I have a 634 (type 8) search light car which is the grey diecast, short handrail, yellow light housing, C&NW version.

I don't know what the designer was drinking, but this car has some flaws to deal with. Instead of the tightening screw treads being in the light housing they are at the mounting fork contact points. All tightening does is spread (force/bend) the mounting fork further apart. So the light basically aims upwards due to gravity and vibration as it rides. The swivel action is loose at the fork base causing it to vibrate around in circles. The black sheet metal pedestal looks (along with the handrails) to be riveted to the diecast car frame. Would I have to remove the rivets and pedestal to tighten the swivel nut?

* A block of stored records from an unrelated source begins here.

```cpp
__global__ void grad_f32_to_bf16_kernel(const float* __restrict__ src, bf16_t* __restrict__ dst, long n8) {
  for (long i = (long)blockIdx.x * blockDim.x + threadIdx.x; i < n8; i += (long)gridDim.x * blockDim.x) {
    float v[8];
    Vec8<float>::load(src + i * 8, v);
    Vec8<bf16_t>::store(dst + i * 8, v);
  }
}
__global__ void grad_bf16_to_f32_kernel(const bf16_t* __restrict__ src, float* __restrict__ dst, long n8, float scale) {
  for (long i = (long)blockIdx.x * blockDim.x + threadIdx.x; i < n8; i += (long)gridDim.x * blockDim.x) {
    float v[8];
    Vec8<bf16_t>::load(src + i * 8, v);
#pragma unroll
    for (int j = 0; j < 8; ++j) v[j] *= scale;
    Vec8<float>::store(dst + i * 8, v);
  }
}
int k_grad_cast(int to_bf16, const void* src, void* dst, long n, float scale, hipStream_t st) {
  if (n % 8 || ((uintptr_t)src | (uintptr_t)dst) & 15) return -2;
  if (to_bf16) hipLaunchKernelGGL(grad_f32_to_bf16_kernel, dim3(ew_blocks(n / 8)), dim3(256), 0, st, (const float*)src, (bf16_t*)dst, n / 8);
  else hipLaunchKernelGGL(grad_bf16_to_f32_kernel, dim3(ew_blocks(n / 8)), dim3(256), 0, st, (const bf16_t*)src, (float*)dst, n / 8, scale);
  NMH_CHECK_LAUNCH();
  return 0;
}
__global__ void fill_kernel(float* p, float v, long n) {
  for (long i = (long)blockIdx.x * blockDim.x + threadIdx.x; i < n; i += (long)gridDim.x * blockDim.x) p[i] = v;
}
int k_fill_f32(float* p, float v, long n, hipStream_t st) {
  hipLaunchKernelGGL(fill_kernel, dim3(ew_blocks(n)), dim3(256), 0, st, p, v, n);
  NMH_CHECK_LAUNCH();
  return 0;
}

__device__ __forceinline__ long pack_src_index(const PackDesc& d, long il) {
  const unsigned i = (unsigned)il, d0 = (unsigned)d.d0, d1 = (unsigned)d.d1, d2 = (unsigned)d.d2;
  switch (d.mode) {
    case 1: { unsigned c = i / d0, r = i - c * d0; return (long)(r * d1 + c); }
    case 2: { unsigned t2 = i / d1, ci = i - t2 * d1, co = t2 / 27u, t = t2 - co * 27u; return (long)((co * d1 + ci) * 27u + t); }
    case 3: { unsigned t2 = i / d0, co = i - t2 * d0, ci = t2 / 27u, t = t2 - ci * 27u; return (long)((co * d1 + ci) * 27u + (26u - t)); }
    case 4: { unsigned t2 = i / d0, ci = i - t2 * d0, t = t2 / d1, co = t2 - t * d1; return (long)((ci * d1 + co) * d2 + t); }
    case 5: { unsigned n = d1 * d2, ci = i / n, r = i - ci * n, t = r / d1, co = r - t * d1; return (long)((ci * d1 + co) * d2 + t); }
    case 6: case 7: {
      constexpr unsigned IMG = 41u * 3u * 512u;
      const unsigned blk = i / IMG, iw = i - blk * IMG;
      const unsigned nkb = (d.mode == 6 ? d1 : d0) / 48u, ob = blk / nkb, kb = blk - ob * nkb;
      const int j = (int)(iw & 7), lane = (int)((iw >> 3) & 63);
      const unsigned sn = iw >> 9;
      const int nt = (int)(sn % 3), st = (int)(sn / 3), g = lane >> 4, li = lane & 15, n = (int)ob * 48 + 12 * (li >> 2) + 4 * nt + (li & 3);
      int r, c;
      if (st < 36) { r = 4 * (st / 18) + g; c = st % 18; } else { r = 8; c = 4 * (st - 36) + g; }
      if (c >= 18) return -1;
      const int tap = r * 3 + c / 6, k = (int)kb * 48 + (c % 6) * 8 + j;
      return d.mode == 6 ? ((long)n * d1 + k) * 27 + tap : ((long)k * d1 + n) * 27 + (26 - tap);
    }
    case 10: { unsigned r = i / d1; return r < d0 ? (long)i : -1; }
    case 11: { unsigned c = i / d2, r = i - c * d2; return r < d0 ? (long)(r * d1 + c) : -1; }
    case 12: { unsigned ci = i & 7u, t2 = i >> 3, co = t2 / d2, t = t2 - co * d2; return ci < d1 ? (long)((co * d1 + ci) * d2 + t) : -1; }
    case 8: case 9: {
      const int j = (int)(i & 7), lane = (int)((i >> 3) & 63);
      const unsigned sn = i >> 9;
      const int nt = (int)(sn & 3), sg = (int)(sn >> 2), blk = sg / 54, st = sg - blk * 54;
      const int ncs = (d.mode == 8 ? (int)d1 : (int)d0) / 64, os = blk / ncs, cs = blk - os * ncs;
      const int g = lane >> 4, li = lane & 15, n = os * 64 + 16 * (li >> 2) + 4 * nt + (li & 3), k = cs * 64 + (st & 1) * 32 + 8 * g + j, tap = st >> 1;
      return d.mode == 8 ? ((long)n * d1 + k) * 27 + tap : ((long)k * d1 + n) * 27 + (26 - tap);
    }
    default: return il;
  }
}
template <typename T> __global__ void pack_kernel(const PackDesc* descs, const int* blk2desc, const long* blkstart) {
  const PackDesc d = descs[blk2desc[blockIdx.x]];
  const long base = blkstart[blockIdx.x];
  T* dst = (T*)d.dst;
  if (d.mode == 1) {
    __shared__ float tile[32][33];
    const int tcn = (d.d1 + 31) >> 5, tr = (int)(base / tcn), tc = (int)(base - (long)tr * tcn);
    const int r0 = tr * 32, c0 = tc * 32, tx = threadIdx.x & 31, ty = threadIdx.x >> 5;
#pragma unroll
    for (int r = ty; r < 32; r += 8)
      if (r0 + r < d.d0 && c0 + tx < d.d1) tile[r][tx] = d.src[(long)(r0 + r) * d.d1 + c0 + tx];
    __syncthreads();
#pragma unroll
    for (int c = ty; c < 32; c += 8)
      if (c0 + c < d.d1 && r0 + tx < d.d0) dst[(long)(c0 + c) * d.d0 + r0 + tx] = from_f<T>(tile[tx][c]);
    return;
  }
  if (d.mode == 2 || d.mode == 3) {
    __shared__ float tl[32][28];
    const int Co = d.d0, Ci = d.d1, tx = threadIdx.x & 31, ty = threadIdx.x >> 5;
    if (d.mode == 2) {
      const int cchunks = (Ci + 31) >> 5, co = (int)(base / cchunks), ci0 = (int)(base - (long)co * cchunks) * 32;
      const float* sp = d.src + ((long)co * Ci + ci0) * 27;
      const int nci = Ci - ci0 < 32 ? Ci - ci0 : 32;
      for (int i = threadIdx.x; i < nci * 27; i += 256) tl[i / 27][i % 27] = sp[i];
      __syncthreads();
      for (int t = ty; t < 27; t += 8)
        if (tx < nci) dst[((long)co * 27 + t) * Ci + ci0 + tx] = from_f<T>(tl[tx][t]);
    } else {
      const int ochunks = (Co + 31) >> 5, ci = (int)(base / ochunks), co0 = (int)(base - (long)ci * ochunks) * 32;
      const int nco = Co - co0 < 32 ? Co - co0 : 32;
      for (int i = threadIdx.x; i < nco * 27; i += 256) { const int c = i / 27, t = i - c * 27; tl[c][t] = d.src[((long)(co0 + c) * Ci + ci) * 27 + t]; }
      __syncthreads();
      for (int t = ty; t < 27; t += 8)
        if (tx < nco) dst[((long)ci * 27 + t) * Co + co0 + tx] = from_f<T>(tl[tx][26 - t]);
    }
    return;
// ... 269 lines not shown
```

I would like to be able to keep the light beam to be aimed in a specific direction, which ain't a gonna happen currentlyhwell:! Otherwise I love the car

Thanks for any help or suggestions!

Rich


----------



## flyernut (Oct 31, 2010)

All of mine are packed away. Post a couple of pictures to refresh my old mind.....


----------



## steam chaser (Feb 21, 2011)

Thanks fellas,i will dig up the rest of the cars when i get home this evening ,none of them are pristine and they all need a little tlc,but i would do that deal all day long.


----------



## Smoke Stack Lightning (Dec 7, 2015)

:lol_hitting::lol_hitting: Blind in one eye and see out of the other! There are 4 metal tabs holding the platform to the car. I've just about got this car to where I wan't it, unfortunately it won't be worth anything anymore! There is no nut on the base of the light fork bracket, it needed to be peened. As careful as I was I bent one of the forks. I tried to straighten it and it broke. No problem, JB Weld. I molded the epoxy around both arms to give it some symmetry and it doesn't look to bad. It does seem to be very strong. Then I drilled through the light housing and JB Weld a couple of stainless nuts to the inside. Now the housing actually tightens to a fixed position. I'm happy with the modification. There was a rough looking 3 light searchlight car pretty cheap on the bay. I could kick myself for not buying it for parts!

Rich


----------



## Nuttin But Flyer (Dec 19, 2011)

Unfortunately a lot of rivets were used in the "olden" days to assemble these items. Over 60 years later, who would have thought they would still be useable? Sadly the old rivets are loosening. Some slight peening may fix the loose connection, but trouble can occur as you found. I think had I been in the same predicament, I would have just JB Welded it fast rather than try to tighten it....notice my armchair quarterback tendencies.


----------



## Gilbertologist (Oct 31, 2015)

For reliable non-flickering light I run 2 super flex wires inside the housing and attach the other ends one to each truck rivet head underneath the platform. Remove the glass and bulb, then use a Dremel tool to remove the bits of die cast metal holding the socket in place. The second (ground) wire can be soldered to the back of the socket, then use a bit of your preferred adhesive to reinstall the socket. Of course this is for the operator, not for a collector piece.
Don


----------



## AmFlyer (Mar 16, 2012)

I have my original trains on the Christmas layout, I put them out 2 days ago. One of the cars is a 634. With clean wheels and track it does not flicker at all. Likely because it is so heavy with the die cast chassis. No matter how I clean them the 630 cabooses and 652/654 passenger cars flicker slightly. They weigh much less than the 634.


----------



## Aflyer (Nov 10, 2010)

amflyer,
I don't think flickering lights in the passenger cars is a problem. My first train rides in the 60's from New Haven to NYC, featured flickering lights in the prototype passenger cars.

I only fix them when they don't light at all, the flickering is ok with me. LOL

Aflyer


----------